▶ **Brief**: Filter the entries and keep only the lines where the string "holds" appears.

Stored data:
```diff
@@ -1025,6 +1076,7 @@
 
 int gs_sorter_commit_centers(gs_sorter* s, uint32_t from, uint32_t count, const uint32_t* scene_indexes) {
     hipStream_t st = s->stream;
+    GS_TRY(sorter_refresh_keys(s));
     uint4* aos = s->caos.as<uint4>() + from;
     hipLaunchKernelGGL(k_aos4_to_soa, dim3(grid_for(count, 256, 4096)), dim3(256), 0, st, aos, count,
                        from, s->cx.as<uint32_t>(), s->cy.as<uint32_t>(), s->cz.as<uint32_t>(),
@@ -1089,13 +1141,15 @@
     bool no_pack;
     bool no_chunk;
     bool no_known_range;
+    bool no_narrow_keys;
 };
 static SortSwitches sort_switches() {
     static const bool tree_no_fuse = getenv("GSPLAT_TREE_NO_FUSE") != nullptr;
     static const char* vis_front = getenv("GSPLAT_VIS_FRONT");
     static const bool no_pack = getenv("GSPLAT_NO_SORT_PACK") != nullptr;
     static const bool no_chunk = getenv("GSPLAT_NO_SORT_CHUNK") != nullptr;
-    return {tree_no_fuse, vis_front, no_pack, no_chunk, known_range_off()};
+    static const bool no_narrow_keys = getenv("GSPLAT_NO_NARROW_KEYS") != nullptr;
+    return {tree_no_fuse, vis_front, no_pack, no_chunk, known_range_off(), no_narrow_keys};
 }
 
 static bool sorter_mesh_alive(const gs_context* ctx, const gs_mesh* m) {
@@ -1132,6 +1186,7 @@
     bool vis_front;
     bool known_range;
     int32_t range_lo, range_hi;
+    bool narrow;
     uint32_t pass0_slot;
 };
 
@@ -1397,13 +1452,19 @@
     pl.known_range = sort_known_range(s, pl, kp, pl.range_lo, pl.range_hi);
     pl.pass0_slot = pl.known_range ? s->clean_slot : 0u;
     s->clean_slot = pl.pass0_slot == 3u ? 0u : 3u;
+    pl.narrow = pl.known_range && s->precision <= 16u && !pl.sw.no_narrow_keys;
     if (pl.known_range) {
         DepthLoaderArgs hl = {};
         hl.keys = s->keys.as<int32_t>(); hl.frame = kp.frame; hl.sort_start = 0u; hl.render_count = pl.R; hl.range = 1u << s->precision;
         hl.last_splat = kp.last_splat; hl.count_clamps = 1u;
-        hipLaunchKernelGGL(k_depth_key_hist, dim3(pass0_shape(s, pl).grid), dim3(HIST_THREADS), 0, st, kp, DepthLoader{hl}, pl.range_lo,
-                           pl.range_hi, 0, pl.pass0_slot, s->radix.block_hist.as<uint32_t>(),
-                           s->radix.digit_total.as<uint32_t>() + pl.pass0_slot * RADIX_SLOT_WORDS);
+        const dim3 grid(pass0_shape(s, pl).grid);
+        uint32_t* group_rows = s->radix.digit_total.as<uint32_t>() + pl.pass0_slot * RADIX_SLOT_WORDS;
+        if (pl.narrow)
+            hipLaunchKernelGGL(k_depth_key_hist<true>, grid, dim3(HIST_THREADS), 0, st, kp, DepthLoader{hl}, pl.range_lo, pl.range_hi, 0,
+                               pl.pass0_slot, s->radix.block_hist.as<uint32_t>(), group_rows, s->keys16.as<uint16_t>());
+        else
+            hipLaunchKernelGGL(k_depth_key_hist<false>, grid, dim3(HIST_THREADS), 0, st, kp, DepthLoader{hl}, pl.range_lo, pl.range_hi, 0,
+                               pl.pass0_slot, s->radix.block_hist.as<uint32_t>(), group_rows, (uint16_t*)nullptr);
     } else if (pl.fused_tree) {
         GS_TRY(launch_tree_front(s, pl, kp));
     } else if (pl.vis_cull) {
@@ -1426,6 +1487,7 @@
     const bool own_payloads = pl.fused_tree || pl.vis_front;
     DepthLoaderArgs dl = {};
     dl.keys = s->keys.as<int32_t>();
+    dl.keys16 = s->keys16.as<uint16_t>();
     dl.keep = pl.cull ? kp.keep : nullptr;
     dl.idx = own_payloads ? s->pay_in.as<uint32_t>() : pl.idx_dev;
     dl.map = own_payloads ? nullptr : pl.map;
@@ -1457,7 +1519,8 @@
             a.slot = (int)pl.pass0_slot;
             a.skip_hist = pl.known_range;
             const bool has_idx = dl.idx != nullptr;
-            if (pl.cull && has_idx) GS_TRY((depth_pass0<true, true>(ex, a)));
+            if (pl.narrow) GS_TRY((depth_pass0<false, false, true>(ex, a)));
+            else if (pl.cull && has_idx) GS_TRY((depth_pass0<true, true>(ex, a)));
             else if (pl.cull) GS_TRY((depth_pass0<true, false>(ex, a)));
             else if (has_idx) GS_TRY((depth_pass0<false, true>(ex, a)));
             else GS_TRY((depth_pass0<false, false>(ex, a)));
@@ -1498,6 +1561,12 @@
     s->last_range_lo = pl.known_range ? pl.range_lo : 0;
     s->last_range_hi = pl.known_range ? pl.range_hi : 0;
     s->last_pass0_slot = pl.pass0_slot;
+    s->last_narrow = pl.narrow;
+    if (pl.Rs > 0) {
+        s->keys_stale = pl.narrow;
+        s->stale_im[0] = kp.im0; s->stale_im[1] = kp.im1; s->stale_im[2] = kp.im2;
+        s->stale_count = pl.R;
+    }
     s->last_identity = (pl.idx_dev == nullptr);
     s->last_culled = (pl.cull || pl.vis_cull || pl.list_count_dev) && pl.Rs > 0;
     s->last_vis_culled = pl.vis_cull && pl.Rs > 0;
@@ -1613,9 +1682,9 @@
     GS_REQUIRE(s->has_result, "no sort has run");
     if (what == 4) {
         const bool valid = s->extreme_ok && s->extreme_version == s->centers_version;
-        const int32_t w[6] = {s->last_known_range ? 1 : 0, valid ? (int32_t)(s->extreme.size() / 4) : 0, s->last_range_lo, s->last_range_hi,
-                              valid ? 1 : 0, (int32_t)s->last_pass0_slot};
-        GS_REQUIRE(count <= 6u, "selector 4 holds 6 words");
+        const int32_t w[7] = {s->last_known_range ? 1 : 0, valid ? (int32_t)(s->extreme.size() / 4) : 0, s->last_range_lo, s->last_range_hi,
+                              valid ? 1 : 0, (int32_t)s->last_pass0_slot, s->last_narrow ? 1 : 0};
+        GS_REQUIRE(count <= 7u, "selector 4 holds 7 words");
         memcpy(dst, w, (size_t)count * 4);
         return GS_OK;
     }
@@ -1623,6 +1692,7 @@
     ScopedDevice sd(s->ctx->device);
     hipStream_t st = s->stream;
     const void* src = nullptr;
+    if (what == 0 || what == 1) GS_TRY(sorter_refresh_keys(s));
     if (what == 0) src = s->keys.p;
     else if (what == 2) {
         src = s->sorted.p;
```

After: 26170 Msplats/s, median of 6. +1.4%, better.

▶ **Your solution**:
-        GS_REQUIRE(count <= 6u, "selector 4 holds 6 words");
+        GS_REQUIRE(count <= 7u, "selector 4 holds 7 words");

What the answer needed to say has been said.